1.
La pared de mi cubículo azul llevaba adheridos varios post-it. No
todos eran amarillos, no todos eran del mismo tamaño, pero todos tenían
la misma función: recordarme que yo no terminaba ahí.
Uno sobre otro se encargaban que no olvide que el día comienza a las
cinco y media. Más allá del octavo piso, fuera de las puertas metálicas
y los cristales ahumados de cada edificio, lejos, muy lejos del gris
corporativo y todo ese ruido de bocinas de cada tarde.

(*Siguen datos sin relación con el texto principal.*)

# facebookresearch/CODD

Measured on AMD Instinct MI355X. Metric: frames/sec full CODD forward @960x540 (whole job), higher is better.
Workload: dtype f32 (split-bf16 MFMA operands, f32 accumulate; HITNet + context network + Fusion exact f32); 1 GPU; full CODD (HITNetMF + Motion/RAFT3D iters=16 + Fusion) 960x540 padded to 960x576, max_disp=320, one video per GPU, steady-state frames (idx>=1), synthetic stereo sequence, random-init weights; conv_precision=split, hip_graph=True, frames_per_gpu=304, prewarm_frames=150, side_streams=True, library=codd_amd/csrc/libcodd_hip.so, full=False

## Files before the change

### codd_amd/csrc/conv.hip

```cpp
#include "conv_quad_kernel.h"
#include <stdio.h>
#include <stdlib.h>

CONV_ALL_GROUPS(CONV_DECLARE)
CONVQ_ALL(CONVQ_DECLARE)
CONVQ_MULTI(CONVQM_DECLARE)


__global__ void conv_pack_kernel(const float* __restrict__ w, float* __restrict__ wp, int Cout, int Cin, int ntaps,
                                 int mb, int ck, int wrow, int nchunks, long long total, long long co_stride,
                                 long long ci_stride, float scale) {
  long long e = (long long)blockIdx.x * blockDim.x + threadIdx.x;
  if (e >= total) return;
  int col = (int)(e % wrow);
  long long t = e / wrow;
  int c = (int)(t % ck); t /= ck;
  int tap = (int)(t % ntaps); t /= ntaps;
  int chunk = (int)(t % nchunks);
  int cog = (int)(t / nchunks);
  int co = cog * 16 * mb + col, ci = chunk * ck + c;
  float v = 0.f;
  if (col < 16 * mb && co < Cout && ci < Cin) v = w[(size_t)co * co_stride + (size_t)ci * ci_stride + tap] * scale;
  wp[e] = v;
}

__global__ void conv_pack_quad_kernel(const float* __restrict__ w, float* __restrict__ wp, int Cout, int Cin, int ntaps,
                                      int mb, int ck, int nchunks, long long total) {
  long long e = (long long)blockIdx.x * blockDim.x + threadIdx.x;
  if (e >= total) return;
  const int q = (int)(e & 3);
  long long t = e >> 2;
  const int col = (int)(t % (16 * mb)); t /= 16 * mb;
  const int cq = (int)(t % (ck >> 2)); t /= ck >> 2;
  const int tap = (int)(t % ntaps); t /= ntaps;
  const int chunk = (int)(t % nchunks);
  const int cog = (int)(t / nchunks);
  const int co = cog * 16 * mb + col, ci = chunk * ck + 4 * cq + q;
  wp[e] = (co < Cout && ci < Cin) ? w[((size_t)co * Cin + ci) * ntaps + tap] : 0.f;
}

extern "C" long long codd_conv2d_packed_size_quad(int Cout, int Cin, int kh, int kw, int mb, int ck) {
  if (mb < 1 || !(ck == 16 || ck == 32)) return -1;
  return (long long)cdiv(Cout, 16 * mb) * cdiv(Cin, ck) * (kh * kw) * ck * 16 * mb;
}

extern "C" int codd_conv2d_pack_weights_quad(const float* w, float* wpacked, int Cout, int Cin, int kh, int kw, int mb,
                                             int ck, void* stream) {
  const long long total = codd_conv2d_packed_size_quad(Cout, Cin, kh, kw, mb, ck);
  if (total <= 0 || !w || !wpacked) return CODD_EINVAL;
  conv_pack_quad_kernel<<<cdiv(total, 256), 256, 0, (hipStream_t)stream>>>(w, wpacked, Cout, Cin, kh * kw, mb, ck,
                                                                           cdiv(Cin, ck), total);
  CODD_LAUNCH_CHECK();
  return CODD_OK;
}

static inline int wrow_of(int mb) { return 16 * mb + ((mb & 1) ? 0 : 16); }

extern "C" long long codd_conv2d_packed_size(int Cout, int Cin, int kh, int kw, int mb, int ck) {
  if (mb < 1 || ck < 4 || (ck & 3)) return -1;
  long long ncog = cdiv(Cout, 16 * mb), nchunks = cdiv(Cin, ck);
  return ncog * nchunks * (long long)(kh * kw) * ck * wrow_of(mb);
}

extern "C" int codd_conv2d_pack_weights_ex(const float* w, float* wpacked, int Cout, int Cin, int kh, int kw, int mb,
                                           int ck, long long co_stride, long long ci_stride, float scale,
                                           void* stream) {
  long long total = codd_conv2d_packed_size(Cout, Cin, kh, kw, mb, ck);
  if (total <= 0 || !w || !wpacked) return CODD_EINVAL;
  int nchunks = cdiv(Cin, ck);
  conv_pack_kernel<<<cdiv(total, 256), 256, 0, (hipStream_t)stream>>>(w, wpacked, Cout, Cin, kh * kw, mb, ck,
                                                                      wrow_of(mb), nchunks, total, co_stride,
                                                                      ci_stride, scale);
  CODD_LAUNCH_CHECK();
  return CODD_OK;
}

extern "C" int codd_conv2d_pack_weights(const float* w, float* wpacked, int Cout, int Cin, int kh, int kw, int mb,
                                        int ck, void* stream) {
  return codd_conv2d_pack_weights_ex(w, wpacked, Cout, Cin, kh, kw, mb, ck, (long long)Cin * kh * kw,
                                     (long long)kh * kw, 1.f, stream);
}

template <int NW, int NPB, int MB, int WREG, int IREG>
static int launch_conv(const ConvK& k, size_t lds, int grid, hipStream_t s) {
  if (lds > 64 * 1024) {
    hipError_t e = hipFuncSetAttribute((const void*)conv_mfma_kernel<NW, NPB, MB, WREG, IREG>,
                                       hipFuncAttributeMaxDynamicSharedMemorySize, (int)lds);
    if (e != hipSuccess) return (int)e;
  }
  conv_mfma_kernel<NW, NPB, MB, WREG, IREG><<<grid, NW * 64, lds, s>>>(k);
  CODD_LAUNCH_CHECK();
  return CODD_OK;
}

template <int NPB, int MB>
static int launch_conv_regs(const ConvK& k, size_t lds, int grid, hipStream_t s) {
  const int wr = cdiv(k.wchunk >> 2, 256), ir = cdiv(k.nunits, 256);
  if (wr <= 4 && ir <= 4) return launch_conv<4, NPB, MB, 4, 4>(k, lds, grid, s);
  if (wr <= 4 && ir <= 8) return launch_conv<4, NPB, MB, 4, 8>(k, lds, grid, s);
  if (wr <= 12 && ir <= 4) return launch_conv<4, NPB, MB, 12, 4>(k, lds, grid, s);
  if (wr <= 12 && ir <= 8) return launch_conv<4, NPB, MB, 12, 8>(k, lds, grid, s);
  if (wr <= 16 && ir <= 8) return launch_conv<4, NPB, MB, 16, 8>(k, lds, grid, s);
  return CODD_EUNSUPPORTED;
}

template <int NW, int MB>
static int launch_conv_nwx(const ConvK& k, size_t lds, int grid, hipStream_t s) {
  const int wr = cdiv(k.wchunk >> 2, NW * 64), ir = cdiv(k.nunits, NW * 64);
  if (wr <= 8 && ir <= 4) return launch_conv<NW, 1, MB, 8, 4>(k, lds, grid, s);
  if (wr <= 16 && ir <= 4) return launch_conv<NW, 1, MB, 16, 4>(k, lds, grid, s);
  return CODD_EUNSUPPORTED;
}

template <int NW, int NPB, int MB, int WREG, int QREG>
static int launch_quad(const ConvK& k, size_t lds, int grid, hipStream_t s) {
  if (lds > 64 * 1024) {
    hipError_t e = hipFuncSetAttribute((const void*)conv_quad_kernel<NW, NPB, MB, WREG, QREG>,
                                       hipFuncAttributeMaxDynamicSharedMemorySize, (int)lds);
    if (e != hipSuccess) return (int)e;
  }
  conv_quad_kernel<NW, NPB, MB, WREG, QREG><<<grid, NW * 64, lds, s>>>(k);
  CODD_LAUNCH_CHECK();
  return CODD_OK;
}

static int launch_quad_any(const ConvK& k, int nw, size_t lds, int grid, hipStream_t s) {
  const codd_conv_params& p = k.p;
  const int nt = nw * 64, wr = cdiv(k.wchunk >> 2, nt), qr = cdiv((p.ck >> 2) * k.upc, nt);
#define Q(W, N, M, R, QQ) if (nw == W && p.npb == N && p.mb == M && wr <= R && qr <= QQ) return launch_quad<W, N, M, R, QQ>(k, lds, grid, s);
  Q(4, 1, 1, 8, 2) Q(4, 1, 2, 8, 1) Q(4, 1, 2, 16, 2) Q(4, 1, 4, 12, 1) Q(4, 1, 4, 16, 2)
  Q(4, 2, 1, 8, 2) Q(4, 2, 2, 8, 2) Q(4, 2, 2, 16, 2) Q(4, 2, 4, 12, 2) Q(4, 2, 4, 16, 2)
  Q(4, 4, 1, 8, 4) Q(4, 4, 2, 8, 4)
  Q(9, 1, 1, 8, 1) Q(9, 1, 2, 8, 1) Q(9, 1, 4, 8, 1) Q(9, 1, 4, 16, 1)
#undef Q
  return CODD_EUNSUPPORTED;
}

int codd_conv2d_bf16(const codd_conv_params* pp, void* stream, int dry_run);

extern "C" int codd_conv2d_check(const codd_conv_params* pp) {
  if (!pp || pp->layout != 2) return CODD_EINVAL;
  return codd_conv2d_bf16(pp, nullptr, 1);
}

static int conv_fill(const codd_conv_params* pp, ConvK& k, size_t& lds, long long& grid, int& nw) {
  k.p = *pp;
  const codd_conv_params& p = k.p;
  if (!p.in0.ptr || !p.out || !p.wpacked || p.C0 <= 0 || p.C1 < 0 || (p.C1 > 0 && !p.in1.ptr)) return CODD_EINVAL;
  if (p.ck < 4 || (p.ck & 3) || p.B < 1 || p.Cout < 1 || p.kh < 1 || p.kw < 1 || p.pad_l < 0 || p.pad_t < 0)
    return CODD_EINVAL;
  if (!(p.mb == 1 || p.mb == 2 || p.mb == 4) || !(p.npb == 1 || p.npb == 2 || p.npb == 4)) return CODD_EINVAL;
  if (p.store_mode && (p.kh != 1 || p.kw != 1 || p.res1.ptr || p.res2.ptr || p.post.ptr)) return CODD_EUNSUPPORTED;
  k.cin = p.C0 + p.C1;
  k.nchunks = cdiv(k.cin, p.ck);
  k.ntaps = p.kh * p.kw;
  const int xb = p.npb >= 2 ? 2 : 1, rpw = p.npb / xb;
  nw = p.nw ? p.nw : 4;
  if (nw != 4 && (!(nw == 9 || nw == 2 || nw == 8) || p.npb != 1)) return CODD_EUNSUPPORTED;
  k.th = nw * rpw;
  k.tw = 16 * xb;
  k.thi = (k.th - 1) * p.sy + (p.kh - 1) * p.dil_y + 1;
  k.twi = (k.tw - 1) * p.sx + (p.kw - 1) * p.dil_x + 1;
  k.xoff = (4 - (p.pad_l % 4)) % 4;
  k.twp = ((k.xoff + k.twi + 3) / 4) * 4;
  k.twp4 = k.twp / 4;
  k.upc = k.thi * k.twp4;
  k.nunits = p.ck * k.upc;
  const int per = k.thi * k.twp;
  if (p.sx == 1) k.chs = ((per + 15) / 32) * 32 + 16;
  else k.chs = per + 4;
  k.wrow = wrow_of(p.mb);
  k.wchunk = k.ntaps * p.ck * k.wrow;
  k.tiles_x = cdiv(p.Wout, k.tw);
  k.tiles_y = cdiv(p.Hout, k.th);
  k.cout_eff = p.store_mode ? 4 * p.Cout : p.Cout;
  k.ncog = cdiv(k.cout_eff, 16 * p.mb);
  const size_t hwb = (size_t)p.Hin * p.Win * sizeof(float);
  k.vec_ok = (p.Win % 4 == 0) && ((uintptr_t)p.in0.ptr % 16 == 0) && (hwb % 16 == 0) &&
             (p.C1 == 0 || (uintptr_t)p.in1.ptr % 16 == 0);
  lds = ((size_t)k.wchunk + (size_t)p.ck * k.chs) * sizeof(float);
  if (p.layout == 1) {
    if (!(p.ck == 16 || p.ck == 32) || p.sx > 2 || !k.vec_ok) return CODD_EUNSUPPORTED;
    k.wchunk = k.ntaps * p.ck * 16 * p.mb;
    lds = ((size_t)k.wchunk + (size_t)p.ck * k.thi * k.twp) * sizeof(float);
  } else if (p.layout != 0) {
    return CODD_EINVAL;
  }
  if (lds > 160 * 1024) return CODD_EUNSUPPORTED;
  grid = (long long)k.tiles_x * k.tiles_y * k.ncog * p.B;
  if (grid <= 0 || grid > 0x7fffffffLL) return CODD_EINVAL;
  k.xcd = 1;
  return CODD_OK;
}

extern "C" int codd_conv2d(const codd_conv_params* pp, void* stream) {
  if (!pp) return CODD_EINVAL;
  if (pp->layout != 2 && (pp->dil2 || pp->gate)) return CODD_EUNSUPPORTED;
  if (pp->layout == 2) {
    const codd_conv_params& q = *pp;
    if (!q.xs || (!q.out && !q.xso) || !q.wpacked || q.C0 <= 0 || q.C1 < 0 || q.B < 1 || q.Cout < 1 || q.kh < 1 || q.kw < 1 ||
        q.pad_l < 0 || q.pad_t < 0)
      return CODD_EINVAL;
    if (q.store_mode && (q.kh != 1 || q.kw != 1 || q.res1.ptr || q.res2.ptr || q.post.ptr)) return CODD_EUNSUPPORTED;
    return codd_conv2d_bf16(pp, stream, 0);
  }
  ConvK k;
  size_t lds;
  long long grid;
  int nw;
  const int rc = conv_fill(pp, k, lds, grid, nw);
  if (rc != CODD_OK) return rc;
  const codd_conv_params& p = k.p;
  hipStream_t s = (hipStream_t)stream;
  if (p.layout == 1) return launch_quad_any(k, nw, lds, (int)grid, s);
#define CASEW(W, M) if (nw == W && p.mb == M) return launch_conv_nwx<W, M>(k, lds, (int)grid, s)
  CASEW(9, 1); CASEW(9, 2); CASEW(9, 4); CASEW(2, 1); CASEW(2, 2); CASEW(2, 4); CASEW(8, 1); CASEW(8, 2); CASEW(8, 4);
#undef CASEW
#define CASE(N, M) if (p.npb == N && p.mb == M) return launch_conv_regs<N, M>(k, lds, (int)grid, s)
  CASE(1, 1); CASE(1, 2); CASE(1, 4);
  CASE(2, 1); CASE(2, 2); CASE(2, 4);
  CASE(4, 1); CASE(4, 2); CASE(4, 4);
#undef CASE
  return CODD_EUNSUPPORTED;
}

template <int NW, int NPB, int MB, int WREG, int QREG>
static int launch_quad_multi(const ConvKN& kn, size_t lds, int grid, hipStream_t s) {
  if (lds > 64 * 1024) {
    hipError_t e = hipFuncSetAttribute((const void*)conv_quad_multi_kernel<NW, NPB, MB, WREG, QREG>,
                                       hipFuncAttributeMaxDynamicSharedMemorySize, (int)lds);
    if (e != hipSuccess) return (int)e;
  }
  conv_quad_multi_kernel<NW, NPB, MB, WREG, QREG><<<grid, NW * 64, lds, s>>>(kn);
  CODD_LAUNCH_CHECK();
  return CODD_OK;
}

extern "C" int codd_conv2d_multi(const codd_conv_params* ps, int n, void* stream) {
  if (!ps || n < 1 || n > CONVQ_MULTI_MAX) return CODD_EINVAL;
  if (n == 1) return codd_conv2d(ps, stream);
  ConvKN kn;
  memset(&kn, 0, sizeof(kn));
  size_t lds = 0;
  long long total = 0;
  int wr = 0, qr = 0;
  for (int i = 0; i < n; ++i) {
    size_t l;
    long long g;
    int nw;
    if (ps[i].layout != 1) return CODD_EUNSUPPORTED;
    const int rc = conv_fill(&ps[i], kn.k[i], l, g, nw);
    if (rc != CODD_OK) return rc;
    const codd_conv_params& p = kn.k[i].p;
    if (nw != 4 || p.npb != 1 || p.mb != ps[0].mb || !(p.mb == 1 || p.mb == 2)) return CODD_EUNSUPPORTED;
    const int w_ = cdiv(kn.k[i].wchunk >> 2, 256), q_ = cdiv((p.ck >> 2) * kn.k[i].upc, 256);
    wr = w_ > wr ? w_ : wr;
    qr = q_ > qr ? q_ : qr;
    lds = l > lds ? l : lds;
    kn.start[i] = (int)total;
    total += g;
  }
  for (int i = n; i <= CONVQ_MULTI_MAX; ++i) kn.start[i] = (int)total;
  if (total > 0x7fffffffLL) return CODD_EINVAL;
  hipStream_t s = (hipStream_t)stream;
  if (ps[0].mb == 1 && wr <= 8 && qr <= 2) return launch_quad_multi<4, 1, 1, 8, 2>(kn, lds, (int)total, s);
  if (ps[0].mb == 2 && wr <= 16 && qr <= 2) return launch_quad_multi<4, 1, 2, 16, 2>(kn, lds, (int)total, s);
  return CODD_EUNSUPPORTED;
}

extern "C" int codd_avgpool2(const float* in, int BC, int h, int w, float* out, void* stream);

#define CORR_MB 4
#define CORR_CK 32
extern "C" long long codd_allpairs_corr_scratch(int B, int D, int h, int w) {
  long long packed = codd_conv2d_packed_size(h * w, D, 1, 1, CORR_MB, CORR_CK);
  long long pooled = 0;
  int hh = h, ww = w;
  for (int i = 1; i < 4; ++i) { hh >>= 1; ww >>= 1; pooled += (long long)D * hh * ww; }
  return (long long)B * (packed + pooled);
}

extern "C" int codd_allpairs_corr(const float* f1, const float* f2, int B, int D, int h, int w, float* lvl0,
                                  float* lvl1, float* lvl2, float* lvl3, float* scratch, void* stream) {
  if (!f1 || !f2 || !lvl0 || !lvl1 || !lvl2 || !lvl3 || !scratch || (h >> 3) < 1 || (w >> 3) < 1) return CODD_EINVAL;
  const int N = h * w;
  const long long packed = codd_conv2d_packed_size(N, D, 1, 1, CORR_MB, CORR_CK);
  float* lv[4] = {lvl0, lvl1, lvl2, lvl3};
  for (int b = 0; b < B; ++b) {
    float* wp = scratch + (size_t)b * packed;
    int rc = codd_conv2d_pack_weights_ex(f1 + (size_t)b * D * N, wp, N, D, 1, 1, CORR_MB, CORR_CK, 1, N, 1.f / 16.f,
                                         stream);
    if (rc) return rc;
  }
  float* pool = scratch + (size_t)B * packed;
  const float* src = f2;
  int hh = h, ww = w;
  for (int i = 0; i < 4; ++i) {
    if (i > 0) {
      int rc = codd_avgpool2(src, B * D, hh, ww, pool, stream);
      if (rc) return rc;
      src = pool;
      hh >>= 1; ww >>= 1;
      pool += (size_t)B * D * hh * ww;
    }
    for (int b = 0; b < B; ++b) {
      codd_conv_params p;
      memset(&p, 0, sizeof(p));
      p.in0.ptr = src + (size_t)b * D * hh * ww; p.in0.ctot = D; p.in0.coff = 0;
      p.C0 = D; p.C1 = 0; p.B = 1; p.Hin = hh; p.Win = ww;
      p.wpacked = scratch + (size_t)b * packed;
      p.out = lv[i] + (size_t)b * N * hh * ww; p.out_ctot = N; p.out_coff = 0;
      p.Cout = N; p.Hout = hh; p.Wout = ww;
      p.kh = p.kw = 1; p.sy = p.sx = 1; p.dil_y = p.dil_x = 1;
      p.act = CODD_ACT_NONE; p.mb = CORR_MB; p.ck = CORR_CK;
      p.npb = 1;
      int rc = codd_conv2d(&p, stream);
      if (rc) return rc;
    }
  }
  return CODD_OK;
}
```

### codd_amd/csrc/conv_kernel.h

```cpp
#pragma once
#include "common.h"
#include <stdint.h>
#include <string.h>


struct ConvK {
  codd_conv_params p;
  int cin, nchunks, ntaps;
  int th, tw, thi, twi, chs;
  int wrow, wchunk;
  int tiles_x, tiles_y, ncog;
  int cout_eff;
  int twp;
  int xoff;
  int twp4;
  int upc;
  int nunits;
  int vec_ok;
  int xcd;
};
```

Cuánta bulla. Cuánto silencio.
2.
Empujar papeles y archivar expedientes no me define.
Así como yo no soy mis estornudos, mis dolores de panza, el color de
mis ojos, el largo de mi pelo o mi temperatura corporal, tampoco soy el
edificio rojo decadencia en dónde subo y bajo, el recibo que firmo a fin
de mes, las cifras que reviso o los informes que redacto.
Imagínate; si uno fuera la actividad que más hace durante el día, yo
sería un programa estadístico, silvia una factura, elsa un organigrama y
manuela un teléfono.
3.
Hay quienes sí lo son.
A veces un funcionario de banco es tan sólo un funcionario de banco.
4.
Él nunca se detuvo a leer las anotaciones en la pared. Lo que debió ser información suficiente para saber quién era.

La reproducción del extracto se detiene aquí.